JSF Lifecycle

2017/02/12 iteye

  The life cycle handles both kinds of requests: initial requests and postbacks. When a user makes an initial request for a page, he or she is requesting the page for the first time. When a user executes a postback, he or she submits the form contained on a page that was previously loaded into the browser as a result of executing an initial request. When the life cycle handles an initial request, it only executes the restore view and render response phases because there is no user input or actions to process. Conversely, when the life cycle handles a postback, it executes all of the phases.  

  1. Restore View
    builds the view root and saves to FacesContext, includes event handlers and validators if it is the initial reqeust, empty view created and life cycle advances to render response directly.
  2. Apply Request Value
    component extracts its new value from the request parameters.
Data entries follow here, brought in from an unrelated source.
template <int W, int BN, int NS = 3, int NCH = 2, int BM = 256>
__global__ void __launch_bounds__(512, 1) conv_igemm_rowhalo_stream_kernel(SpxArgs a) {
    constexpr int WM = BM / 64, WN = 8 / WM, NW = 8, BK = 32, RE = CDF_SP_RE, MT = BM / WM / 32, NB = 3;
    static_assert(BM == 256 && WM * WN == 8 && MT == 2, "8 waves (4 x 2) of 64-row tiles");
    static_assert(NCH % 2 == 0, "an even number of tap-row groups per tile returns the pipeline to row buffer 0");
    using L = RowHaloLayout<W, BN, BM>;
    using Segs = typename L::Segs;
    constexpr int EROWS = L::EROWS, CP = L::CP;
    constexpr int TH = L::TH, HW2 = L::HW2, RH = L::RH;
    constexpr int TAG = Segs::PER_WAVE;
    constexpr int NT = BN / WN / 32;
    constexpr int SB = BN / 16 / NW;
    static_assert(SB * NW * 16 == BN || BN == 64, "B tile must split into 16-row segments");
    constexpr int SBI = BN == 64 ? 1 : SB;
    constexpr int PLANE_A = L::PLANE_A, PLANE_B = L::PLANE_B;
    CDF_DYN_SMEM(smem_raw);
    unsigned short* smem = (unsigned short*)smem_raw;
    float* const cs = (float*)(smem + L::OFF_CS);

    const int tid = threadIdx.x, lane = tid & 63, wave = __builtin_amdgcn_readfirstlane(tid >> 6);
    const int wm = wave / WN, wn = wave % WN;
    const int M = a.B * a.QH * a.QW;
    const int tiles_n = (a.Cout + BN - 1) / BN, tiles_m = M / BM, ntiles = tiles_m * tiles_n;
    const CdfPhase& ph = a.ph[0];
    const int tpi = a.H / TH;

    const int srow = cdf_dma_row(lane), q8 = cdf_dma_col(lane);
    int a_seg[TAG], a_ry[TAG], a_x[TAG];
#pragma unroll
    for (int q = 0; q < TAG; ++q) {
        const int g = a_seg[q] = Segs::seg(wave, q);
        const int r = g * 16 + srow;
        a_ry[q] = r < RH ? r / HW2 : -(1 << 20);
        a_x[q] = r - (r / HW2) * HW2 - 1;
    }
    auto fetch_a = [&](int img, int y0, int c, int dy, int buf) {
        unsigned short* base = smem + L::a_off(buf);
#pragma unroll
        for (int q = 0; q < TAG; ++q) {
            const int y = y0 + a_ry[q] + dy;
            const bool ok = img >= 0 && (unsigned)y < (unsigned)a.H && (unsigned)a_x[q] < (unsigned)W;
            const size_t off = ((size_t)(((ok ? img : 0) * a.H + (ok ? y : 0)) * W + (ok ? a_x[q] : 0))) * (unsigned)a.ldx + (unsigned)(c * BK + q8);
            unsigned short* seg = base + a_seg[q] * 16 * RE;
            CDF_GLDS16_K(ok ? a.x_hi + off : a.zero, seg);
            if constexpr (NS == 3) CDF_GLDS16_K(ok ? a.x_lo + off : a.zero, seg + PLANE_A);
        }
    };
    auto fetch_b = [&](int tile_n, int c, int wi, int stage) {
        unsigned short* st = smem + L::b_off(stage);
#pragma unroll
        for (int p = 0; p < SBI; ++p) {
            const int seg = BN == 64 ? (wave & 3) : wave * SB + p;
            const size_t woff = cdf_w_off(wi, a.Cout, cdf_w_row(tile_n * BN + seg * 16 + srow, a.Cout), a.ldk, c * BK + q8);
            CDF_GLDS16_K(a.w_hi + woff, st + seg * 16 * RE);
            if constexpr (NS == 3) CDF_GLDS16_K(a.w_lo + woff, st + PLANE_B + seg * 16 * RE);
        }
    };
    constexpr int NPL = NS == 3 ? 2 : 1;
    constexpr int PB = NPL * SBI, PAG = NPL * TAG;

    const int half = lane >> 5, l31 = lane & 31;
    int row0[MT];
#pragma unroll
    for (int i = 0; i < MT; ++i) {
        const int pix = wm * (BM / WM) + i * 32 + l31;
        const int py = pix / W, px = pix - py * W;
        row0[i] = py * HW2 + px + 1;
    }
    const bool late = a.dephase != 0 && wave >= NW / 2;

    auto tile_pos = [&](int v, int& img, int& y0, int& tn, int& tm) {
        if (v < ntiles) {
            const int tile = cdf_xcd_order(v, ntiles);
            tm = tile / tiles_n;
            tn = tile - tm * tiles_n;
            img = tm / tpi;
            y0 = (tm - img * tpi) * TH;
        } else {
            img = -1; y0 = 0; tn = 0; tm = 0;
        }
    };
    int img, y0, tile_n, tile_m;
    int v = blockIdx.x;
    tile_pos(v, img, y0, tile_n, tile_m);
    const bool fast_epi = cdf_epi_tile_ok<BM, BN>(a, M) && cdf_epi_family_ok(a.epi, NS == 1);
    fetch_a(img, y0, 0, ph.dy[0], 0);
    fetch_b(tile_n, 0, ph.wi[0], 0);
    fetch_b(tile_n, 0, ph.wi[1], 1);
    CDF_WAIT_DMA_LEAVE(PB);
    CDF_LDS_BARRIER();

    while (img >= 0) {
        int img_n, y0_n, tile_n_n, tile_m_n;
        tile_pos(v + gridDim.x, img_n, y0_n, tile_n_n, tile_m_n);
        f32x16_t acc[MT][NT];
        cdf_acc_zero(acc);
        bf16x8_v ah[2][MT], al[2][MT], bh[2][NT], bl[2][NT];
        if (late) cdf_frag_zero(ah, al, bh, bl);
        auto mma_frags = [&]() { cdf_mma_tile<NS, MT, NT>(acc, ah, al, bh, bl); };
        int row0t[MT], l31t = l31;
#pragma unroll
        for (int i = 0; i < MT; ++i) row0t[i] = row0[i];
#ifndef CDF_EMU
#pragma unroll
        for (int i = 0; i < MT; ++i) asm volatile("" : "+v"(row0t[i]));
        asm volatile("" : "+v"(l31t));
#endif
        const int swbt = (l31t >> 2) & 3;
#pragma unroll
        for (int g = 0; g < 3; ++g) {
#pragma unroll
            for (int c = 0; c < NCH; ++c) {
#pragma unroll
                for (int i3 = 0; i3 < 3; ++i3) {
                    const int t = 3 * g + i3;
                    const int step = (g * NCH + c) * 3 + i3;
                    const int par = (g * NCH + c) & 1, rd = step % NB;
                    {
                        const int s2 = step + 2, gc2 = (s2 / 3) % (3 * NCH);
                        const bool over = s2 >= 9 * NCH;
                        const int g2 = gc2 / NCH, c2 = gc2 - g2 * NCH;
                        fetch_b(over ? tile_n_n : tile_n, c2, ph.wi[3 * g2 + s2 % 3], s2 % NB);
                    }
                    if (i3 == 0) {
                        const bool lastc = c + 1 == NCH, over = lastc && g == 2;
                        const int nc = lastc ? 0 : c + 1, ng = over ? 0 : (lastc ? g + 1 : g);
                        fetch_a(over ? img_n : img, over ? y0_n : y0, nc, ph.dy[3 * ng], par ^ 1);
                    }
                    int sa_e = L::a_off(par), sb_e = L::b_off(rd);
#ifndef CDF_EMU
                    asm volatile("" : "+s"(sa_e), "+s"(sb_e));
#endif
                    const unsigned short* sa = smem + sa_e;
                    const unsigned short* sb = smem + sb_e;
                    const int dx = ph.dx[t];
                    auto read_frags = [&]() {
#pragma unroll
                        for (int ks = 0; ks < 2; ++ks) {
                            cdf_read_frags_halo<NS, PLANE_A>(ah[ks], al[ks], sa, ks, half, row0t, dx);
                            cdf_read_frags<NS, PLANE_B>(bh[ks], bl[ks], sb, ks, half, wn * (BN / WN) + l31t, swbt);
                        }
                    };
                    cdf_dephased_step(late, read_frags, mma_frags);
                    if (i3 <= 1)
                        CDF_WAIT_DMA_LEAVE(PB + PAG);
                    else
                        CDF_WAIT_DMA_LEAVE(PB);
                    CDF_LDS_BARRIER();
                }
            }
        }
        if (late) mma_frags();
        auto dump = [&](int hp) {
            if ((wm * 64) / EROWS == hp) {
                int base = (wm * 64 - hp * EROWS + 4 * half) * CP + wn * (BN / WN) + l31;
#ifndef CDF_EMU
                asm volatile("" : "+v"(base));
#endif
                cdf_acc_stage(cs + base, CP, 0, 0, acc, 0, 0);
            }
        };
        if (fast_epi) {
            const long long trow = (long long)tile_m * BM;
            cdf_epi_dispatch<NS == 1>(a.epi, [&](auto spec) {
                using E = cdf_epi_fast<BN, EROWS, 512, decltype(spec)>;
                f32x4_t q[E::NR], bs[2];
                cdf_epi_load_bias<BN, 512>(a, bs, trow, tile_n * BN, tid);
                E::load(a, q, trow, tile_n * BN, tid);
                dump(0);
                CDF_LDS_BARRIER();
                E::template finish<true>(a, q, bs, cs, trow, tile_n * BN, tid, trow + EROWS);
                CDF_LDS_BARRIER();
                dump(1);
                CDF_LDS_BARRIER();
                E::template finish<false>(a, q, bs, cs, trow + EROWS, tile_n * BN, tid);
                CDF_LDS_BARRIER();
            });
        } else {
#pragma unroll 1
            for (int hp = 0; hp < 2; ++hp) {
                dump(hp);
                CDF_LDS_BARRIER();
                cdf_epilogue_rows<BN, EROWS, 512>(a, ph, a.y, cs, tile_m * BM + hp * EROWS, tile_n * BN, M, tid, [](int p) { return p; });
                CDF_LDS_BARRIER();
            }
        }
        img = img_n; y0 = y0_n; tile_n = tile_n_n; tile_m = tile_m_n;
        v += gridDim.x;
    }
    CDF_WAIT_DMA_LEAVE(0);
}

Type conversion occurs in this phase.   if renderResponse called on FacesContext, skip to the render response phase.    FacesContext.responseComplete can be called, and redirect to a different web app   if immediate set to true, the validation, conversion,events will be processed in the phase.  
  3. Process Validations
    process validators registered on the components. if any error message, the life cycle advances directly to the render response phase.   if FacesContext.renderResponse called, skip to the render response phase   if FacesContext.responseComplete called, redirect to a different web app  
  4. Update Model value
    update component value to manage bean property   similarily for FacesContext.responseComplete similarily for FacesContext.renderResponse  
  5. Invoke Application
    handle application-level events   similarily for FacesContext.responseComplete
  6. Render Response
    if JSP pages used, the components will render themselves as the JSP container traverses the tags in the page.   if this is the initial request, the components represented on the page will be added to the component tree as the JSP container executes the page.